Des gendarmes font face aux manifestants à la Guadeloupe. © TF1/LCI
Les actes violents se sont multiplés dans la nuit de mardi à mercredi en Guadeloupe, dont des affrontements entre des jeunes et la police, selon plusieurs sources, tandis que le collectif LKP a lancé "un appel au calme" sur la radio RCI en milieu de soirée. Tôt mercredi matin, sur Europe 1, le gouvernement a également "lancé un appel au calme" par la voix de son porte-parole, Luc Chatel.A Baie-Mahault, à 10 km de Pointe-à-Pitre, de violentes échauffourées ont opposé dès 19 heures locales une centaine de jeunes, se revndiquant du LKP sans en faire vraiment partie, à des gendarmes mobiles. Selon le maire de la ville, une centaine de jeunes étaient présents dans la zone commerciale de Destrelland. Certains, munis de fusils à pompe, ont tiré à balles réelles en direction de la police, a-t-il également indiqué. Trois gendarmes ont été légèrement blessés, a-t-il ajouté, sans pouvoir préciser la nature des blessures. Deux personnes ont été interpellées. Selon le maire, les jeunes ont même tiré sur l'hélicoptère qui amenait sur place le colonel de gendarmerie.

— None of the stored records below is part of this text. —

#ifndef CRD_DWW_WGS
#define CRD_DWW_WGS 2
#endif
template <int TW>
__global__ __launch_bounds__(TPB, CRD_DWW_WGS) void k_dwconv_wgrad(const bf16_t* x, const bf16_t* dy, int H, int W, int C, crd_sum_t* dw10,
                                                      int replicas, int tiles_x, int tiles_y, int tiles_per_wg, InNorm inn) {
  constexpr int HWD = TW + 2;
  constexpr int HPX = (DTH + 2) * HWD;
  constexpr int RSPLIT = 32 / TW;
  constexpr int ROWS = DTH / RSPLIT;
  extern __shared__ __attribute__((aligned(16))) uint4 dsm[];
  uint4* sx = dsm;
  uint4* sdy = dsm + HPX * 8;
  const int b = blockIdx.z;
  const int c_win = blockIdx.y * DCW;
  const int txi = blockIdx.x % tiles_x, ygrp = blockIdx.x / tiles_x;
  const int tx0 = txi * TW;
  const bf16_t* xb = x + (long long)b * H * W * C;
  const bf16_t* db = dy + (long long)b * H * W * C;
  const int t = threadIdx.x;
  const int nG = (C - c_win) >= DCW ? 8 : (C - c_win) >> 3;
  const int g = t & 7, xc = (t >> 3) % TW, rg = (t >> 3) / TW;
  float acc[10][8];
#pragma unroll
  for (int tp = 0; tp < 10; ++tp)
#pragma unroll
    for (int j = 0; j < 8; ++j) acc[tp][j] = 0.f;
  auto unpack8 = [&](const uint4& u, float (&v)[8]) {
    v[0] = bf_lo(u.x); v[1] = bf_hi(u.x); v[2] = bf_lo(u.y); v[3] = bf_hi(u.y);
    v[4] = bf_lo(u.z); v[5] = bf_hi(u.z); v[6] = bf_lo(u.w); v[7] = bf_hi(u.w);
  };
  float na[8], ns[8];
  for (int it = 0; it < tiles_per_wg; ++it) {
    const int tyi = ygrp * tiles_per_wg + it;
    if (tyi >= tiles_y) break;
    const int ty0 = tyi * DTH;
    {
      constexpr int NX = (HPX * 8 + TPB - 1) / TPB, ND = (DTH * TW * 8) / TPB;
      uint4 rx[NX], rd[ND];
      bool inimg[NX];
#pragma unroll
      for (int k = 0; k < NX; ++k) {
        const int i = t + k * TPB;
        const int hp = i >> 3, gg = i & 7;
        const int hy = hp / HWD, hx = hp - hy * HWD;
        const int iy = ty0 - 1 + hy, ix = tx0 - 1 + hx;
        inimg[k] = i < HPX * 8 && gg < nG && (unsigned)iy < (unsigned)H && (unsigned)ix < (unsigned)W;
        const int cy = iy < 0 ? 0 : (iy < H ? iy : H - 1), cx = ix < 0 ? 0 : (ix < W ? ix : W - 1), cgr = gg < nG ? gg : 0;
        const uint4 u = *reinterpret_cast<const uint4*>(xb + ((long long)cy * W + cx) * C + c_win + cgr * 8);
        rx[k] = inimg[k] ? u : make_uint4(0, 0, 0, 0);
      }
#pragma unroll
      for (int k = 0; k < ND; ++k) {
        const int i = t + k * TPB;
        const int pp = i >> 3, gg = i & 7;
        const int py = pp / TW, px = pp - py * TW;
        const int iy = ty0 + py, ix = tx0 + px;
        const int cy = iy < H ? iy : H - 1, cx = ix < W ? ix : W - 1, cgr = gg < nG ? gg : 0;
        const uint4 u = *reinterpret_cast<const uint4*>(db + ((long long)cy * W + cx) * C + c_win + cgr * 8);
        rd[k] = (gg < nG && iy < H && ix < W) ? u : make_uint4(0, 0, 0, 0);
      }
      if (it == 0) innorm_coeffs(inn, b, C, (long long)H * W, c_win + (t & 7) * 8, (t & 7) < nG, na, ns);
      if (it > 0) __syncthreads();
#pragma unroll
      for (int k = 0; k < NX; ++k) {
        const int i = t + k * TPB;
        if (i < HPX * 8) sx[i] = (inn.stats && inimg[k]) ? innorm_apply(rx[k], na, ns) : rx[k];
      }
#pragma unroll
      for (int k = 0; k < ND; ++k) sdy[t + k * TPB] = rd[k];
    }
    __syncthreads();
    float win[3][3][8];
    const int r0 = rg * ROWS;
#pragma unroll
    for (int ky = 0; ky < 2; ++ky)
#pragma unroll
      for (int kx = 0; kx < 3; ++kx) unpack8(sx[((r0 + ky) * HWD + xc + kx) * 8 + g], win[ky][kx]);
#pragma unroll
    for (int i = 0; i < ROWS; ++i) {
#pragma unroll
      for (int kx = 0; kx < 3; ++kx) unpack8(sx[((r0 + i + 2) * HWD + xc + kx) * 8 + g], win[(i + 2) % 3][kx]);
      float d[8];
      unpack8(sdy[((r0 + i) * TW + xc) * 8 + g], d);
#pragma unroll
      for (int j = 0; j < 8; ++j) acc[9][j] += d[j];
#pragma unroll
      for (int ky = 0; ky < 3; ++ky)
#pragma unroll
        for (int kx = 0; kx < 3; ++kx) {
#pragma unroll
          for (int j = 0; j < 8; ++j) acc[ky * 3 + kx][j] += d[j] * win[(i + ky) % 3][kx][j];
        }
    }
  }
#pragma unroll
  for (int o = 8; o < 64; o <<= 1) {
#pragma unroll
    for (int tp = 0; tp < 10; ++tp)
#pragma unroll
      for (int j = 0; j < 8; ++j) acc[tp][j] += __shfl_xor(acc[tp][j], o);
  }
  __syncthreads();
  float* sm = reinterpret_cast<float*>(dsm);
  const int wave = t >> 6, l = t & 63;
  for (int w = 0; w < 4; ++w) {
    if (wave == w && l < 8) {
#pragma unroll
      for (int tp = 0; tp < 10; ++tp)
#pragma unroll
        for (int j = 0; j < 8; ++j) {
          float* p = &sm[tp * 64 + l * 8 + j];
          *p = w == 0 ? acc[tp][j] : *p + acc[tp][j];
        }
    }
    __syncthreads();
  }
  crd_sum_t* dst = dw10 + (long long)((blockIdx.z * gridDim.x + blockIdx.x) % replicas) * 10 * C;
  const int nch = nG * 8;
  for (int i = t; i < 10 * nch; i += TPB) {
    const int tp = i / nch, cl = i - tp * nch;
    const float v = sm[tp * 64 + cl];
    if (v != 0.f) grad_add(&dst[(long long)tp * C + c_win + cl], v);
  }
}
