template <int TROWS, int TKB>
__global__ __launch_bounds__(256) void split2h_tiled_kernel(const float* __restrict__ src, int ld, int K, int TR,
                                                            unsigned short* __restrict__ dst,
                                                            const double* __restrict__ kscale,
                                                            const float* __restrict__ rmax_part, int parts,
                                                            float* __restrict__ inv_scale)
{
    __shared__ __attribute__((aligned(16))) unsigned short tile[256 * 32];
    float* red = reinterpret_cast<float*>(tile);
    split2h_tiled_body<TROWS, TKB>(src, ld, K, TR, dst, kscale, rmax_part, parts, inv_scale, blockIdx.x, gridDim.x,
                                   blockIdx.y, tile, red);
}

__global__ __launch_bounds__(256) void rowmax_part_kernel(const float* __restrict__ V, int ld, int L, int span,
                                                          const double* __restrict__ kscale, int parts,
                                                          float* __restrict__ rmax_part)
{
    const int row = blockIdx.y * 4 + (threadIdx.x >> 6), lane = threadIdx.x & 63, p = blockIdx.x;
    const int j0 = p * span, j1 = min(L, j0 + span);
    float mx = 0.f;
    for (int j = j0 + lane; j < j1; j += 64) {
        float x = V[(size_t)row * ld + j];
        if (kscale) x = (float)((double)x * kscale[j]);
        mx = fmaxf(mx, x);
    }
#pragma unroll
    for (int o = 32; o > 0; o >>= 1) mx = fmaxf(mx, __shfl_xor(mx, o, 64));
    if (lane == 0) rmax_part[(size_t)row * parts + p] = mx;
}

__device__ __forceinline__ void count_lo_hi_2048(float n, float& lo, float& hi)
{
    if (n <= G2_COUNT_BASE) { lo = n; hi = 0.f; }
    else { hi = floorf(n * (1.0f / G2_COUNT_BASE)); lo = n - G2_COUNT_BASE * hi; hi *= G2_COUNT_BASE; }
}

__device__ __forceinline__ void store_plane_row_swz(unsigned short* d, const unsigned short* p, int row_in_tile)
{
    const int swz = (row_in_tile >> 3) & 1;
#pragma unroll
    for (int hf = 0; hf < 2; ++hf) {
        u32x4 w;
        w.x = p[8 * hf + 0] | ((unsigned)p[8 * hf + 1] << 16); w.y = p[8 * hf + 2] | ((unsigned)p[8 * hf + 3] << 16);
        w.z = p[8 * hf + 4] | ((unsigned)p[8 * hf + 5] << 16); w.w = p[8 * hf + 6] | ((unsigned)p[8 * hf + 7] << 16);
        *reinterpret_cast<u32x4*>(d + (hf ^ swz) * 8) = w;
    }
}

__global__ __launch_bounds__(256) void count_planes_f16_kernel(const float* __restrict__ X, int ld, int N, int G,
                                                               int rows_pad, int K, int TR,
                                                               const float* __restrict__ unit,
                                                               unsigned short* __restrict__ dst,
                                                               unsigned short* __restrict__ dst_hi,
                                                               unsigned int* __restrict__ hiflag)
{
    const long long t = (long long)blockIdx.x * 256 + threadIdx.x;
    const int Kb = K / 16;
    if (t >= (long long)rows_pad * Kb) return;
    const int row = (int)(t / Kb), kb = (int)(t % Kb);
    unsigned short p[16], ph[16];
    bool any_hi = false;
#pragma unroll
    for (int i = 0; i < 16; ++i) {
        const int g = kb * 16 + i;
        float n = 0.f, lo, hi;
        if (row < N && g < G) { const float u = unit[g]; if (u > 0.f) n = rintf(X[(size_t)row * ld + g] / u); }
        count_lo_hi_2048(n, lo, hi);
        p[i] = f16_bits(lo); ph[i] = f16_bits(hi);
        any_hi |= hi != 0.f;
    }
    const size_t blk = (size_t)(row / TR) * Kb + kb;
    store_plane_row_swz(dst + (blk * TR + (row % TR)) * 16, p, row % TR);
    if (dst_hi) {
        store_plane_row_swz(dst_hi + (blk * TR + (row % TR)) * 16, ph, row % TR);
        if (any_hi) atomicOr(&hiflag[(size_t)(row / TR) * ((Kb + 31) / 32) + (kb >> 5)], 1u << (kb & 31));
    }
}

__global__ __launch_bounds__(256) void count_planes_f16_transpose_kernel(const float* __restrict__ X, int ld, int N, int G,
                                                                         int rows_pad, int K, int TR,
                                                                         const float* __restrict__ unit,
                                                                         unsigned short* __restrict__ dst,
                                                                         unsigned short* __restrict__ dst_hi,
                                                                         unsigned int* __restrict__ hiflag)
{
    const int j = blockIdx.y * 256 + threadIdx.x;
    const int kb = blockIdx.x;
    if (j >= rows_pad) return;
    const int Kb = K / 16;
    const float u = (j < G) ? unit[j] : 0.f;
    unsigned short p[16], ph[16];
    bool any_hi = false;
#pragma unroll
    for (int i = 0; i < 16; ++i) {
        const int c = kb * 16 + i;
        float n = 0.f, lo, hi;
        if (u > 0.f && c < N) n = rintf(X[(size_t)c * ld + j] / u);
        count_lo_hi_2048(n, lo, hi);
        p[i] = f16_bits(lo); ph[i] = f16_bits(hi);
        any_hi |= hi != 0.f;
    }
    const size_t blk = (size_t)(j / TR) * Kb + kb;
    store_plane_row_swz(dst + (blk * TR + (j % TR)) * 16, p, j % TR);
    if (dst_hi) {
        store_plane_row_swz(dst_hi + (blk * TR + (j % TR)) * 16, ph, j % TR);
        if (any_hi) atomicOr(&hiflag[(size_t)(j / TR) * ((Kb + 31) / 32) + (kb >> 5)], 1u << (kb & 31));
    }
}

__global__ __launch_bounds__(256) void x2h_rowshift_kernel(const float* __restrict__ X, int ld, int N, int G,
                                                           int transpose, int rows_pad, int* __restrict__ shift,
                                                           float* __restrict__ inv_scale)
{
    if (!transpose) {
        const int row = blockIdx.x * 4 + (threadIdx.x >> 6), lane = threadIdx.x & 63;
        if (row >= rows_pad) return;
        float mx = 0.f;
        if (row < N) for (int g = lane; g < G; g += 64) mx = fmaxf(mx, X[(size_t)row * ld + g]);
#pragma unroll
        for (int o = 32; o > 0; o >>= 1) mx = fmaxf(mx, __shfl_xor(mx, o, 64));
        if (lane == 0) { const int s = g2_row_shift(mx); shift[row] = s; inv_scale[row] = ldexpf(1.0f, -s); }
    } else {
        const int g = blockIdx.x * 256 + threadIdx.x;
        if (g >= rows_pad) return;
        float mx = 0.f;
        if (g < G) for (int r = 0; r < N; ++r) mx = fmaxf(mx, X[(size_t)r * ld + g]);
        const int s = g2_row_shift(mx);
        shift[g] = s; inv_scale[g] = ldexpf(1.0f, -s);
    }
}

__global__ __launch_bounds__(256) void x2h_planes_kernel(const float* __restrict__ X, int ld, int N, int G, int rows_pad,
                                                         int K, int TR, const int* __restrict__ shift,
                                                         unsigned short* __restrict__ dst_h, unsigned short* __restrict__ dst_m)
{
    const long long t = (long long)blockIdx.x * 256 + threadIdx.x;
    const int Kb = K / 16;
    if (t >= (long long)rows_pad * Kb) return;
    const int row = (int)(t / Kb), kb = (int)(t % Kb);
    const int s = shift[row];
    unsigned short ph[16], pm[16];
#pragma unroll
    for (int i = 0; i < 16; ++i) {
        const int g = kb * 16 + i;
        const float x = (row < N && g < G) ? X[(size_t)row * ld + g] : 0.f;
        split2h(ldexpf(x, s), ph[i], pm[i]);
    }
    const size_t blk = (size_t)(row / TR) * Kb + kb;
    store_plane_row_swz(dst_h + (blk * TR + (row % TR)) * 16, ph, row % TR);
    store_plane_row_swz(dst_m + (blk * TR + (row % TR)) * 16, pm, row % TR);
}

__global__ __launch_bounds__(256) void x2h_planes_transpose_kernel(const float* __restrict__ X, int ld, int N, int G,
                                                                   int rows_pad, int K, int TR,
                                                                   const int* __restrict__ shift,
                                                                   unsigned short* __restrict__ dst_h,
                                                                   unsigned short* __restrict__ dst_m)
{
    const int j = blockIdx.y * 256 + threadIdx.x;
    const int kb = blockIdx.x;
    if (j >= rows_pad) return;
    const int Kb = K / 16;
    const int s = shift[j];
    unsigned short ph[16], pm[16];
#pragma unroll
    for (int i = 0; i < 16; ++i) {
        const int c = kb * 16 + i;
        const float x = (j < G && c < N) ? X[(size_t)c * ld + j] : 0.f;
        split2h(ldexpf(x, s), ph[i], pm[i]);
    }
    const size_t blk = (size_t)(j / TR) * Kb + kb;
    store_plane_row_swz(dst_h + (blk * TR + (j % TR)) * 16, ph, j % TR);
    store_plane_row_swz(dst_m + (blk * TR + (j % TR)) * 16, pm, j % TR);
}

__global__ __launch_bounds__(256) void count_max_base_kernel(const float* __restrict__ X, int ld, int N, int G,
                                                             const float* __restrict__ unit, float base,
                                                             unsigned* __restrict__ any_big)
{
    const int g = blockIdx.x * 256 + threadIdx.x;
    if (g >= G) return;
    const float u = unit[g];
    if (u <= 0.f) return;
    const int r0 = blockIdx.y * 256, r1 = min(N, r0 + 256);
    bool big = false;
    for (int r = r0; r < r1; ++r) big |= rintf(X[(size_t)r * ld + g] / u) > base;
    if (big) atomicOr(any_big, 1u);
}

struct G2NoEpi { static constexpr bool enabled = false; };
template <int NSUB, bool HI, int VAR = 0, bool NTB = true, bool PART = false, bool GEN = false, class EPI = G2NoEpi>
__device__ __forceinline__ void gemm2h_segment(const unsigned char* __restrict__ A2, const unsigned char* __restrict__ B1,
                                               const unsigned char* __restrict__ Bhi,
                                               const unsigned int* __restrict__ hiflag,
                                               const float* __restrict__ rscale,
                                               int Kb, float* __restrict__ C, int ldc, int m0, int j0, int kb0,
                                               int nkb, unsigned char* smem, const float* __restrict__ cscale = nullptr,
                                               unsigned live = 0xffu, const EPI* epi = nullptr, bool whole_tile = false)
{
    constexpr int IMGS = g2_imgs(NSUB);
    constexpr int IMG = g2_img_bytes(NSUB, HI);
    constexpr int OFF_B = NSUB * G2_A;
    constexpr int OFF_H = OFF_B + NSUB * G2_B;
    constexpr int NA = NSUB * 2, NB = NSUB;
    constexpr int NDMA = NA + NB;
    const int tid = threadIdx.x;
    const int lane = tid & 63, wave = tid >> 6;
    const int grp = wave >> 2, wn = wave & 3;
    const int li = lane & 31, h = lane >> 5;
    const int nst = nkb / NSUB;
    const unsigned lv = PART ? (unsigned)__builtin_amdgcn_readfirstlane((int)((live >> (grp * 4)) & 0xfu)) : 0xfu;
#define G2_LIVE(m_) (!PART || ((lv >> (m_)) & 1u))

    const size_t jblk = ((size_t)(j0 / G3C_JW) * Kb + kb0);
    const unsigned char* abase = A2 + ((size_t)(m0 / G3_MW) * Kb + kb0) * G2_A + tid * 16;
    const unsigned char* bbase = B1 + jblk * G2_B + tid * 16;
    const unsigned char* hbase = HI ? Bhi + jblk * G2_B + tid * 16 : nullptr;
    unsigned int fw[5] = {0u, 0u, 0u, 0u, 0u};
    if (HI) {
        const int KW = (Kb + 31) >> 5, w0 = kb0 >> 5;
        const unsigned int* fr = hiflag + (size_t)(j0 / G3C_JW) * KW;
#pragma unroll
        for (int w = 0; w < 5; ++w)
            fw[w] = (nkb > 129) ? 0xFFFFFFFFu : ((w0 + w < KW) ? __builtin_amdgcn_readfirstlane(fr[w0 + w]) : 0u);
    }
    const int fbit0 = kb0 & 31;

    f32x16_3 acc[4][2];
#pragma unroll
    for (int m = 0; m < 4; ++m)
#pragma unroll
        for (int n = 0; n < 2; ++n)
#pragma unroll
            for (int r = 0; r < 16; ++r) acc[m][n][r] = 0.f;

    const int a_row = (grp * 128 + li) * G2_ROWB;
    const int a_s0 = ((0 + h) ^ ((li >> 2) & 3)) * 16, a_s1 = ((2 + h) ^ ((li >> 2) & 3)) * 16;
    const int b_off = OFF_B + (wn * 64 + li) * 32 + (h ^ ((li >> 3) & 1)) * 16;
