## Fuse tile offsets, tile ordering and tile fill into one binning kernel

Replaces the three-kernel binning chain (per-object prefix sum, tile-order classification, face-to-tile fill) with one launch. Extra blocks compute the tile ordering by class. The face blocks each redo the per-object prefix scan locally and process several faces per thread, with faces split into two halves that fill each tile's list from the front and the back using a second cursor array. The goal is to cut launch overhead and serial dependencies between the small kernels, at the cost of redundant prefix-scan work per block, doubled cursor workspace, and more LDS use.

```diff
diff --git a/3d-sdn_amd/csrc/raster_fwd.hip b/3d-sdn_amd/csrc/raster_fwd.hip
--- a/3d-sdn_amd/csrc/raster_fwd.hip
+++ b/3d-sdn_amd/csrc/raster_fwd.hip
@@ -1,3 +1,4 @@
+#include <algorithm>
 #include <mutex>
 #include <type_traits>
 #include <vector>
@@ -438,6 +439,171 @@
             }
 }
 
+#ifndef SDN_LAB_BIN_FPT
+#define SDN_LAB_BIN_FPT 4
+#endif
+constexpr int BIN_FPT = SDN_LAB_BIN_FPT;
+#ifndef SDN_LAB_BIN_TWO_ENDS
+#define SDN_LAB_BIN_TWO_ENDS 1
+#endif
+constexpr bool BIN_TWO_ENDS = SDN_LAB_BIN_TWO_ENDS != 0;
+constexpr int ORDER_BLOCKS_MAX = 32;
+constexpr int ORDER_CHUNK_MIN = 1024;
+
+__device__ __forceinline__ uint32_t object_total(const uint32_t* __restrict__ cnt, int ntiles, int lane)
+{
+    uint32_t s = 0;
+#pragma unroll 4
+    for (int t = lane; t < ntiles; t += 64) s += cnt[t];
+#pragma unroll
+    for (int d = 32; d >= 1; d >>= 1) s += __shfl_xor(s, d, 64);
+    return s;
+}
+
+template <int FPT>
+__global__ __launch_bounds__(256) void k_tile_bin(const uint32_t* __restrict__ tilebox, int nf, int ntx, int bs, int nfb, int nob,
+                                                   int chunk, const uint32_t* __restrict__ tile_count, uint32_t list_cap,
+                                                   uint32_t list_stride, uint32_t* __restrict__ tile_off,
+                                                   uint32_t* __restrict__ overflow, uint32_t* __restrict__ tile_cursor,
+                                                   uint32_t* __restrict__ tile_list, uint32_t* __restrict__ tile_order)
+{
+    extern __shared__ uint32_t bin_lds[];
+    __shared__ uint32_t wave_tot[4];
+    __shared__ uint32_t cbase[ORDER_CLASSES];
+    const int tid = threadIdx.x, lane = tid & 63, wave = tid >> 6;
+    const int ntiles = ntx * ntx;
+    if ((int)blockIdx.x < nob) {
+        const int k = blockIdx.x;
+        const int total = bs * ntiles;
+        for (int i = tid; i < nob * ORDER_CLASSES; i += 256) bin_lds[i] = 0u;
+        __syncthreads();
+        for (int b = wave; b < bs; b += 4) {
+            const uint32_t* cnt = tile_count + (size_t)b * ntiles;
+            const bool streams = object_total(cnt, ntiles, lane) > list_cap;
+#pragma unroll 4
+            for (int t = lane; t < ntiles; t += 64) {
+                const int c = order_class(streams ? 0u : cnt[t], streams);
+                atomicAdd(&bin_lds[((b * ntiles + t) / chunk) * ORDER_CLASSES + c], 1u);
+            }
+        }
+        __syncthreads();
+        if (tid < 64) {
+            uint32_t all = 0, before = 0;
+            for (int j = 0; j < nob; j++) {
+                const uint32_t x = bin_lds[j * ORDER_CLASSES + tid];
+                all += x;
+                if (j < k) before += x;
+            }
+            uint32_t incl = all;
+#pragma unroll
+            for (int d = 1; d < 64; d <<= 1) {
+                const uint32_t o = __shfl_up(incl, d, 64);
+                if (tid >= d) incl += o;
+            }
+            cbase[tid] = incl - all + before;
+        }
+        __syncthreads();
+        const int g0 = k * chunk, g1 = min(total, g0 + chunk);
+        if (g0 >= g1) return;
+        for (int b = g0 / ntiles + wave; b <= (g1 - 1) / ntiles; b += 4) {
+            const uint32_t* cnt = tile_count + (size_t)b * ntiles;
+            const bool streams = object_total(cnt, ntiles, lane) > list_cap;
+            const int t0 = max(g0 - b * ntiles, 0), t1 = min(g1 - b * ntiles, ntiles);
+            for (int t = t0 + lane; t < t1; t += 64) {
+                const int c = order_class(streams ? 0u : cnt[t], streams);
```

Par ailleurs, certains des magasins de la zone commerciale avaient été pillés, dont l'hypermarché Carrefour, appartenant au groupe martiniquais béké (créole blanc) Groupe Bernard Hayot (GBH). A Baillif (banlieue de Basse-Terre), la concession automobile Renault appartenant également à GBH, était aussi en feu mardi soir. Trois escadrons étaient sur place, soit environ 200 hommes. Les échauffourées se poursuivaient toujours à 23h locales.
"Renforcer la mobilisation"
Même scénario à Pointe-à-Pitre, où trois policiers ont été légèrement blessés par arme à feu dans la cité Henri IV de Pointe-à-Pitre, où ils avaient été appelés pour une intervention. A Dugazon, un quartier des Abymes dans la banlieue de Pointe-à-Pitre, un magasin de pneus et un atelier de réparations automobiles rapides, là encore propriétés de GBH, a été entièrement détruit par un incendie mardi soir.
De son côté, le leader du LKP (collectif des opposants), Elie Domota a lancé sur la radio RCI un appel au calme, en créole: "ne mettez pas votre vie en danger, ne mettez pas la vie des autres en danger". "Ne répondez pas à la provocation", a-t-il lancé aux jeunes, demandant dans le même temps au préfet de "retirer ses gendarmes".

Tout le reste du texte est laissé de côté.